Given records:
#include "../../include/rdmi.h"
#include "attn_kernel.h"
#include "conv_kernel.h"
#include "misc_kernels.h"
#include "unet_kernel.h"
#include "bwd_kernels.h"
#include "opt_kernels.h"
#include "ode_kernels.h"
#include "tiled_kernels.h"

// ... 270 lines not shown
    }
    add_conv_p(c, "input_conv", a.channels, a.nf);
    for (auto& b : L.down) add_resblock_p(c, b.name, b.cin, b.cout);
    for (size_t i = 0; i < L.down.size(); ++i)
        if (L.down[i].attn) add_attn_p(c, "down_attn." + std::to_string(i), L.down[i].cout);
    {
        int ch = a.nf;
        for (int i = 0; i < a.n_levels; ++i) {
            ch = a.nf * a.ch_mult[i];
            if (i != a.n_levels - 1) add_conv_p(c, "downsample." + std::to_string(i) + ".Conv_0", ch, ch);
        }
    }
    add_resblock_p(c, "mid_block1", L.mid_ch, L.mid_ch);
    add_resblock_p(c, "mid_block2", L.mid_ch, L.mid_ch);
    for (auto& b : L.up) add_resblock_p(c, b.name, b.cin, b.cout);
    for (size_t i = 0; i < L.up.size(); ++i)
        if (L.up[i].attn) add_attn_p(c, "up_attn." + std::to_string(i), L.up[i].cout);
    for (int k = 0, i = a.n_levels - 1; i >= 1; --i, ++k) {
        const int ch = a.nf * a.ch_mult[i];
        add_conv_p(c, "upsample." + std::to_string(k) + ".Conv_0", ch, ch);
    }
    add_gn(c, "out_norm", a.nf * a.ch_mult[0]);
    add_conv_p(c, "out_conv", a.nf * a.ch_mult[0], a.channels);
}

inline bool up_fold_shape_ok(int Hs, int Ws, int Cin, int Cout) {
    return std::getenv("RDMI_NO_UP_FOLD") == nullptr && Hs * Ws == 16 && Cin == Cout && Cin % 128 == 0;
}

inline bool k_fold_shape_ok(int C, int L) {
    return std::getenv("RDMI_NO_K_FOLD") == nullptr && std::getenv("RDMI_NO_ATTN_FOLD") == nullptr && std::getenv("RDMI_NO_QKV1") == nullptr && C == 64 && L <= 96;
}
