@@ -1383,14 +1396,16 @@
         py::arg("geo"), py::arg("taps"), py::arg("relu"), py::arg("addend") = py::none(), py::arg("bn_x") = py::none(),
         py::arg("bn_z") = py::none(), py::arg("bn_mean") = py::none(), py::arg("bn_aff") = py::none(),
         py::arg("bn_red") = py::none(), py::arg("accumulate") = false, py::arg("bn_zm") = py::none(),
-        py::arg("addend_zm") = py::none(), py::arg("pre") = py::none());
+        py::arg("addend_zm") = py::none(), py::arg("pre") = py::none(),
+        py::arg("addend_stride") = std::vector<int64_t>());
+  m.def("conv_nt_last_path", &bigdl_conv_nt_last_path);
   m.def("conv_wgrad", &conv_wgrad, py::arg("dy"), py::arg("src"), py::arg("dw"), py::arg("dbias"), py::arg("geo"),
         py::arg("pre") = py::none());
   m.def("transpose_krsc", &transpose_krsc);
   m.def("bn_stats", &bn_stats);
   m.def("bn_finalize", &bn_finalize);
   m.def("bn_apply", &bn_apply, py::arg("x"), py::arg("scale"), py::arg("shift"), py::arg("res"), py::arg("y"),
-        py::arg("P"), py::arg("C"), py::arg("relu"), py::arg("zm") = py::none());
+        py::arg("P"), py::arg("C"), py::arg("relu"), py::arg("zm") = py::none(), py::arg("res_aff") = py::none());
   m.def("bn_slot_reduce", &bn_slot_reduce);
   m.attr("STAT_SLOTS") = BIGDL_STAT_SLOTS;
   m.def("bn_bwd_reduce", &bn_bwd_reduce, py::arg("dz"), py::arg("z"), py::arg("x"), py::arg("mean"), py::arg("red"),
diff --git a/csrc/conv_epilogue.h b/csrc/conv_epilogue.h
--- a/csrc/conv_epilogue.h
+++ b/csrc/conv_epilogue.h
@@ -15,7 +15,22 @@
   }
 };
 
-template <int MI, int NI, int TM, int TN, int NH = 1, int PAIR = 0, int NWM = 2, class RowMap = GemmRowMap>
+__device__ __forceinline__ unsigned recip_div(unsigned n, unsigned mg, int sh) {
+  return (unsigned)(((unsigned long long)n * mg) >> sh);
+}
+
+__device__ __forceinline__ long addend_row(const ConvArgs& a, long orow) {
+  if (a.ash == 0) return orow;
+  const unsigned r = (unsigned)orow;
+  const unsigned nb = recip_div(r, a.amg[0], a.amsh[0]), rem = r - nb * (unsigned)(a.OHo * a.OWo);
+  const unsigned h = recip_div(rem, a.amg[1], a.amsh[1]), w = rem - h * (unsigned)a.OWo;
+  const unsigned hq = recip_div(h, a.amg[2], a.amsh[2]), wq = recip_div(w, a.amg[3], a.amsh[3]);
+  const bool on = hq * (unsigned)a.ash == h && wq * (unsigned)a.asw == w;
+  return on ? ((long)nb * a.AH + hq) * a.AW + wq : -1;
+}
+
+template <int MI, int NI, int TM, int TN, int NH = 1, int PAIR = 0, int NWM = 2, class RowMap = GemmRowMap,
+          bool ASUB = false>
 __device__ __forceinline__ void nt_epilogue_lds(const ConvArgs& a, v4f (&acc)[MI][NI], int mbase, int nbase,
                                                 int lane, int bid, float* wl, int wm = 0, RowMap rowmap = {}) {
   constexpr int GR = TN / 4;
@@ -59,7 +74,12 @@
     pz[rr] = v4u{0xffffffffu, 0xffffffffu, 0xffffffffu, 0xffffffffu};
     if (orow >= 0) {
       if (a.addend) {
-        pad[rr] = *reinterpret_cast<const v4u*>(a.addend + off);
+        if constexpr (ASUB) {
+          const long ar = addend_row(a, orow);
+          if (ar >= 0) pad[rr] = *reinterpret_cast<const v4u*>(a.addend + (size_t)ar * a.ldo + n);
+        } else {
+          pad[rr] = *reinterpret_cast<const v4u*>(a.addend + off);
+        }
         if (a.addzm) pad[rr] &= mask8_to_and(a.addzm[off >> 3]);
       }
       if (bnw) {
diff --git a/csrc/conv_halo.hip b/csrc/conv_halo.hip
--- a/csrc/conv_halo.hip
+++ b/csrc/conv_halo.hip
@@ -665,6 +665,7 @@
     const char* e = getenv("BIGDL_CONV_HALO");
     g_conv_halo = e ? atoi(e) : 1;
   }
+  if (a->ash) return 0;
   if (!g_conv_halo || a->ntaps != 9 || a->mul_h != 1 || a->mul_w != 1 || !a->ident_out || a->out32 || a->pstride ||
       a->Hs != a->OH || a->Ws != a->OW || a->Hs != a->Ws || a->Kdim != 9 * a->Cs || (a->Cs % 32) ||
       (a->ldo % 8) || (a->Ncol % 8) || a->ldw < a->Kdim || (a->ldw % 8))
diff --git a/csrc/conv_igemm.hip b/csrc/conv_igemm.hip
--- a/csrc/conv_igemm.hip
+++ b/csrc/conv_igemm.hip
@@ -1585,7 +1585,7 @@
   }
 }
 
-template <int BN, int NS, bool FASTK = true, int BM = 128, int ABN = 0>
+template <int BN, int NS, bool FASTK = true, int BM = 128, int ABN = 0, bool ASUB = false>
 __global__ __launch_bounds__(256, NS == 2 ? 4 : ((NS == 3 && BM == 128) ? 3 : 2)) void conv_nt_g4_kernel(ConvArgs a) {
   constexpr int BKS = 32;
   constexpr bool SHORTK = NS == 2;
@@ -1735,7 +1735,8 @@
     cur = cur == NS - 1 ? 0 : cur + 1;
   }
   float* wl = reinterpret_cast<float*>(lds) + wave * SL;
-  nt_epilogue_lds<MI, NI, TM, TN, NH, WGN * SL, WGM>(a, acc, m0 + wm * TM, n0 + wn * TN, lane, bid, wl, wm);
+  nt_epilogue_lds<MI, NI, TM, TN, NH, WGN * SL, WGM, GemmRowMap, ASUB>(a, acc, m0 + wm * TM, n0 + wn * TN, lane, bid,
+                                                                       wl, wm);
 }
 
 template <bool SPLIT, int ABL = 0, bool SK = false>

About this task:
State the number of lines above that include the word "getenv", and write nothing besides that number.

Solution to this problem:
3